WHAT IS NEEDED
Tally the lines below containing the word "kstep" and give that total alone.

************

template <int HV>
__global__ __launch_bounds__((4 * HV + 4) * 64, 1) void bb64_kernel(const BBProblem P) {
    typedef __bf16 T;
    constexpr int CT = 4 / HV, NCW = 4 * HV, NP = CT / 2, PT1 = 5, PT2 = 4, KK = 9, BQ = 6;
    extern __shared__ __attribute__((aligned(16))) char smem[];
    const int tid = threadIdx.x;
    const int lane = tid & 63;
    const int wave = __builtin_amdgcn_readfirstlane(tid >> 6);
    const int c = lane & 15, q = lane >> 4;
    const int W = P.W, H = P.H;

    volatile int *s_tile = reinterpret_cast<volatile int *>(smem + BB_OFF_MID + 31 * 32);
    const bool dyn = P.tickets != nullptr;
    auto next_tile = [&](int t, int k) -> int { return dyn ? __builtin_amdgcn_readfirstlane(s_tile[(k + 1) & 3]) : t + (int)gridDim.x; };
    auto next_tile_raw = [&](int t, int k) -> int { return dyn ? s_tile[(k + 1) & 3] : t + (int)gridDim.x; };
    auto tile_geom = [&](int t, int &b, int &oy0, int &ox0, int &R, int &Wc) {
        b = t / P.tiles_per_img;
        const int rem = t - b * P.tiles_per_img;
        const int ty = rem / P.tiles_x, tx = rem - ty * P.tiles_x;
        oy0 = ty * 8; ox0 = tx * P.Wt;
        R = min(8, H - oy0); Wc = min(P.Wt, W - ox0);
    };

    if (wave >= NCW) {
        const int lw = wave - NCW;
        const unsigned lane16 = (unsigned)lane * 16u;
        int t = blockIdx.x;
        if (t >= P.ntiles) return;
        if (lw < 2) {
            const char *wsrc = (const char *)P.wpack + lw * 2048;
            auto dma_a = [&](int kstep) {
                pn_glds16_s<0>(wsrc + (size_t)kstep * BB_ASLOT, lane16, (unsigned)(BB_OFF_A + (kstep % BB_NSLOT) * BB_ASLOT) + (unsigned)__builtin_amdgcn_readfirstlane(lw * 2048));
                pn_glds16_s<0>(wsrc + (size_t)kstep * BB_ASLOT + 1024, lane16, (unsigned)(BB_OFF_A + (kstep % BB_NSLOT) * BB_ASLOT + 1024) + (unsigned)__builtin_amdgcn_readfirstlane(lw * 2048));
            };
            dma_a(0); dma_a(1); dma_a(2); dma_a(3);
            asm volatile("s_waitcnt vmcnt(0)\n\ts_barrier" ::: "memory");
            asm volatile("s_barrier" ::: "memory");
            for (int k = 0; t < P.ntiles; ++k) {
                const int tnx = next_tile_raw(t, k);
#pragma clang loop unroll(full)
                for (int p = 0; p < 18; ++p) {
                    dma_a((2 * p + 4) % 36);
                    dma_a((2 * p + 5) % 36);
                    asm volatile("s_waitcnt vmcnt(2)\n\ts_barrier" ::: "memory");
                    if (p == 8) asm volatile("s_barrier" ::: "memory");
                }
                asm volatile("s_barrier" ::: "memory");
                t = __builtin_amdgcn_readfirstlane(tnx);
            }
            asm volatile("s_waitcnt vmcnt(0)" ::: "memory");
            return;
        }
        auto dma_in = [&](int tt, int buf, int n) {
            int b, oy0, ox0, R, Wc;
            tile_geom(tt, b, oy0, ox0, R, Wc);
            const int qu = n / 12, row = n % 12;
            const int px = lane >> 1;
            const int iy = oy0 - 2 + row, ix = ox0 - 2 + px;
            const size_t frame_b = ((size_t)b * H * W * P.in_cs + P.in_coff) * 2;
            const bool inb = px < Wc + 4 && (unsigned)ix < (unsigned)W && (unsigned)iy < (unsigned)H;
            const unsigned off = inb ? (unsigned)((iy * W + ix) * P.in_cs * 2 + qu * 32 + (lane & 1) * 16) : P.in_zero_off - (unsigned)frame_b;
            pn_glds16_s<0>((const char *)P.in + frame_b, off, (unsigned)__builtin_amdgcn_readfirstlane(buf * BB_IN + qu * BB_INQ + row * 1024));
        };
        const int n0 = (lw - 2) * 24;
        const bool ticketer = dyn && lw == 2 && lane == 0;
        int ticket = 0;
        auto claim = [&]() -> int { return 2 * (int)gridDim.x + atomicAdd(P.tickets, 1); };
        if (ticketer) ticket = t + (int)gridDim.x;
#pragma unroll
        for (int j = 0; j < 24; ++j) dma_in(t, 0, n0 + j);
        asm volatile("s_waitcnt vmcnt(0)" ::: "memory");
        if (ticketer) s_tile[1] = ticket;
        asm volatile("s_waitcnt lgkmcnt(0)\n\ts_barrier" ::: "memory");
        asm volatile("s_barrier" ::: "memory");
        int cur = 0;
        for (int k = 0; t < P.ntiles; ++k) {
            const int tnx = next_tile(t, k);
            const int tn = tnx < P.ntiles ? tnx : t;
            int signed_off = -1;
            if (ticketer) {
                if (tnx < P.ntiles) ticket = claim();
                else signed_off = atomicAdd(P.tickets + 1, 1);
            }
#pragma clang loop unroll(full)
            for (int p = 0; p < 18; ++p) {
                if (p < 12) { dma_in(tn, cur ^ 1, n0 + 2 * p); dma_in(tn, cur ^ 1, n0 + 2 * p + 1); }
                asm volatile("s_barrier" ::: "memory");
                if (p == 8) asm volatile("s_barrier" ::: "memory");
            }
            asm volatile("s_waitcnt vmcnt(0)" ::: "memory");
            if (ticketer) {
                s_tile[(k + 2) & 3] = ticket;
                if (signed_off == (int)gridDim.x - 1) {
                    __hip_atomic_store(P.tickets, 0, __ATOMIC_RELAXED, __HIP_MEMORY_SCOPE_AGENT);
                    __hip_atomic_store(P.tickets + 1, 0, __ATOMIC_RELAXED, __HIP_MEMORY_SCOPE_AGENT);
                }
            }
            asm volatile("s_waitcnt lgkmcnt(0)\n\ts_barrier" ::: "memory");
            cur ^= 1;
            t = tnx;
        }
        return;
    }

    int t = blockIdx.x;
    if (t >= P.ntiles) return;
    const float *bias1 = P.bias1, *bias2 = P.bias2;
    const int pw = HV == 2 ? (wave & 3) : wave, hv = HV == 2 ? (wave >> 2) : 0;
    float b1[4 * CT], b2[4 * CT];
#pragma unroll
    for (int i = 0; i < 4 * CT; ++i) { b1[i] = bias1[16 * q + 4 * CT * hv + i]; b2[i] = bias2[16 * q + 4 * CT * hv + i]; }
    const int aaddr = BB_OFF_A + lane * 16 + hv * CT * 1024;
    bf16x8 aq[2][CT], bq[BQ];
    asm volatile("s_barrier" ::: "memory");
#pragma unroll
    for (int ct = 0; ct < CT; ++ct) aq[0][ct] = *reinterpret_cast<const bf16x8 *>(smem + aaddr + ct * 1024);
    asm volatile("s_waitcnt lgkmcnt(0)\n\ts_barrier" ::: "memory");
    int cur = 0;
    for (int it = 0; t < P.ntiles; ++it) {
        const int tnx = next_tile_raw(t, it);
        int b, oy0, ox0, R, Wc;
        tile_geom(t, b, oy0, ox0, R, Wc);
        const int MC = Wc + 2, nmid = (R + 2) * MC, nout = R * Wc;
        const float inv_mc = 1.0f / (float)MC, inv_wc = 1.0f / (float)Wc;
        const int inb = cur * BB_IN;
        int ba1[PT1], ba2[PT2];
#pragma unroll
        for (int pt = 0; pt < PT1; ++pt) {
            const int s0 = (pw * PT1 + pt) * 16 + c, s = s0 < nmid ? s0 : 0;
            const int r = (int)(((float)s + 0.5f) * inv_mc), x = s - r * MC;
            ba1[pt] = inb + (q >> 1) * BB_INQ + (q & 1) * 16 + (r * 32 + x) * 32;
        }
#pragma unroll
        for (int pt = 0; pt < PT2; ++pt) {
            const int s0 = (pw * PT2 + pt) * 16 + c, s = s0 < nout ? s0 : 0;
            const int r = (int)(((float)s + 0.5f) * inv_wc), x = s - r * Wc;
            ba2[pt] = BB_OFF_MID + (q >> 1) * BB_MIDQ + (q & 1) * 16 + (r * 32 + x) * 32;
        }
        f32x4 acc[CT][PT1];
#pragma unroll
        for (int ct = 0; ct < CT; ++ct)
#pragma unroll
            for (int pt = 0; pt < PT1; ++pt) acc[ct][pt] = f32x4{0.f, 0.f, 0.f, 0.f};
#define BB_TAPOFF(tap) ((((tap) / 3) * 32 + ((tap) % 3)) * 32)
#define BB_OFF1(j) ((((j) / PT1) / KK) * 2 * BB_INQ + BB_TAPOFF(((j) / PT1) % KK))
#pragma unroll
        for (int j = 0; j < BQ - 1; ++j) bq[j] = *reinterpret_cast<const bf16x8 *>(smem + ba1[j % PT1] + BB_OFF1(j));
#pragma clang loop unroll(full)
        for (int ph = 0; ph < 18; ++ph) {
            __builtin_amdgcn_sched_barrier(0);
#pragma clang loop unroll(full)
            for (int pt = 0; pt < PT1; ++pt) {
                const int j = ph * PT1 + pt, jr = j + BQ - 1;
                if (pt < CT)
                    aq[(ph + 1) & 1][pt] = *reinterpret_cast<const bf16x8 *>(smem + aaddr + ((ph + 1) % BB_NSLOT) * BB_ASLOT + pt * 1024);
                if (jr < 18 * PT1) bq[jr % BQ] = *reinterpret_cast<const bf16x8 *>(smem + ba1[jr % PT1] + BB_OFF1(jr));
#pragma unroll
                for (int ct = 0; ct < CT; ++ct)
                    acc[ct][pt] = __builtin_amdgcn_mfma_f32_16x16x32_bf16(aq[ph & 1][ct], bq[j % BQ], acc[ct][pt], 0, 0, 0);
                if (pt < CT && jr < 18 * PT1) __builtin_amdgcn_sched_group_barrier(0x100, 2, 0);
                else if (pt < CT || jr < 18 * PT1) __builtin_amdgcn_sched_group_barrier(0x100, 1, 0);
                __builtin_amdgcn_sched_group_barrier(0x008, CT, 0);
            }
            __builtin_amdgcn_sched_barrier(0);
            if (ph & 1) asm volatile("s_barrier" ::: "memory");
        }
#pragma clang loop unroll(full)
        for (int pt = 0; pt < PT1; ++pt) {
            const int s = (pw * PT1 + pt) * 16 + c;
            const int r = (int)(((float)s + 0.5f) * inv_mc), x = s - r * MC;
            const int my = oy0 - 1 + r, mx = ox0 - 1 + x;
            const bool inside = (unsigned)my < (unsigned)H && (unsigned)mx < (unsigned)W;
            const bool border = oy0 == 0 || ox0 == 0 || oy0 + R >= H || ox0 + Wc >= W;
            u32x4 o[NP];
#pragma unroll
            for (int ct = 0; ct < CT; ++ct) {
                f32x2 lo = {acc[ct][pt][0] + b1[4 * ct + 0], acc[ct][pt][1] + b1[4 * ct + 1]};
                f32x2 hi = {acc[ct][pt][2] + b1[4 * ct + 2], acc[ct][pt][3] + b1[4 * ct + 3]};
                o[ct >> 1][2 * (ct & 1)] = bb_relu_pk(__builtin_bit_cast(unsigned, __builtin_convertvector(lo, bf16x2)));
                o[ct >> 1][2 * (ct & 1) + 1] = bb_relu_pk(__builtin_bit_cast(unsigned, __builtin_convertvector(hi, bf16x2)));
            }
            if (border && !inside) {
#pragma unroll
                for (int k = 0; k < NP; ++k) o[k] = u32x4{0u, 0u, 0u, 0u};
            }
            if (s < nmid) {
                u32x4 *dst = reinterpret_cast<u32x4 *>(smem + BB_OFF_MID + q * BB_MIDQ + (r * 32 + x) * 32) + hv * NP;
#pragma unroll
                for (int k = 0; k < NP; ++k) dst[k] = o[k];
            }
        }
        asm volatile("s_waitcnt lgkmcnt(0)\n\ts_barrier" ::: "memory");
#define BB_OFF2(j) ((((j) / PT2) / KK) * 2 * BB_MIDQ + BB_TAPOFF(((j) / PT2) % KK))
#pragma unroll
        for (int ct = 0; ct < CT; ++ct)
#pragma unroll
            for (int pt = 0; pt < PT2; ++pt) acc[ct][pt] = f32x4{0.f, 0.f, 0.f, 0.f};
#pragma unroll
        for (int j = 0; j < BQ - 1; ++j) bq[j] = *reinterpret_cast<const bf16x8 *>(smem + ba2[j % PT2] + BB_OFF2(j));
#pragma clang loop unroll(full)
        for (int p2 = 0; p2 < 18; ++p2) {
            const int ph = 18 + p2;
            __builtin_amdgcn_sched_barrier(0);
#pragma clang loop unroll(full)
            for (int pt = 0; pt < PT2; ++pt) {
                const int j = p2 * PT2 + pt, jr = j + BQ - 1;
                if (pt < CT)
                    aq[(ph + 1) & 1][pt] = *reinterpret_cast<const bf16x8 *>(smem + aaddr + ((ph + 1) % BB_NSLOT) * BB_ASLOT + pt * 1024);
                if (jr < 18 * PT2) bq[jr % BQ] = *reinterpret_cast<const bf16x8 *>(smem + ba2[jr % PT2] + BB_OFF2(jr));
#pragma unroll
                for (int ct = 0; ct < CT; ++ct)
                    acc[ct][pt] = __builtin_amdgcn_mfma_f32_16x16x32_bf16(aq[ph & 1][ct], bq[j % BQ], acc[ct][pt], 0, 0, 0);
                if (pt < CT && jr < 18 * PT2) __builtin_amdgcn_sched_group_barrier(0x100, 2, 0);
                else if (pt < CT || jr < 18 * PT2) __builtin_amdgcn_sched_group_barrier(0x100, 1, 0);
                __builtin_amdgcn_sched_group_barrier(0x008, CT, 0);
            }
            __builtin_amdgcn_sched_barrier(0);
            if (ph & 1) asm volatile("s_barrier" ::: "memory");
        }
        {
            const __amdgpu_buffer_rsrc_t orsrc = __builtin_amdgcn_make_buffer_rsrc(
                (char *)P.out + ((size_t)b * H * W * P.out_cs + P.out_coff) * 2, 0, (int)((size_t)H * W * P.out_cs * 2), 0x00020000);
#pragma clang loop unroll(full)
            for (int pt = 0; pt < PT2; ++pt) {
                const int s = (pw * PT2 + pt) * 16 + c;
                const int r = (int)(((float)s + 0.5f) * inv_wc), x = s - r * Wc;
                const bool valid = s < nout;
                const u32x4 *rp = reinterpret_cast<const u32x4 *>(smem + inb + q * BB_INQ + (((valid ? r : 0) + 2) * 32 + (valid ? x : 0) + 2) * 32);
                u32x4 rr[NP], o[NP];
#pragma unroll
                for (int k = 0; k < NP; ++k) rr[k] = rp[hv * NP + k];
#pragma unroll
                for (int ct = 0; ct < CT; ++ct) {
                    const unsigned ra = rr[ct >> 1][2 * (ct & 1)], rb = rr[ct >> 1][2 * (ct & 1) + 1];
                    f32x2 lo = {acc[ct][pt][0] + b2[4 * ct + 0] + __builtin_bit_cast(float, ra << 16),
                                acc[ct][pt][1] + b2[4 * ct + 1] + __builtin_bit_cast(float, ra & 0xffff0000u)};
                    f32x2 hi = {acc[ct][pt][2] + b2[4 * ct + 2] + __builtin_bit_cast(float, rb << 16),
                                acc[ct][pt][3] + b2[4 * ct + 3] + __builtin_bit_cast(float, rb & 0xffff0000u)};
                    o[ct >> 1][2 * (ct & 1)] = bb_relu_pk(__builtin_bit_cast(unsigned, __builtin_convertvector(lo, bf16x2)));
                    o[ct >> 1][2 * (ct & 1) + 1] = bb_relu_pk(__builtin_bit_cast(unsigned, __builtin_convertvector(hi, bf16x2)));
                }
                const unsigned voff = valid ? (unsigned)(((oy0 + r) * W + ox0 + x) * P.out_cs * 2 + 32 * q) : 0x80000000u;
#pragma unroll
                for (int k = 0; k < NP; ++k) __builtin_amdgcn_raw_buffer_store_b128(o[k], orsrc, voff + 16u * (unsigned)(hv * NP + k), 0, 0);
            }
        }
        asm volatile("s_waitcnt lgkmcnt(0)\n\ts_barrier" ::: "memory");
        cur ^= 1;
        t = __builtin_amdgcn_readfirstlane(tnx);
    }
#undef BB_OFF1
#undef BB_OFF2
#undef BB_TAPOFF
}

************

RESULT FOR THIS TASK
3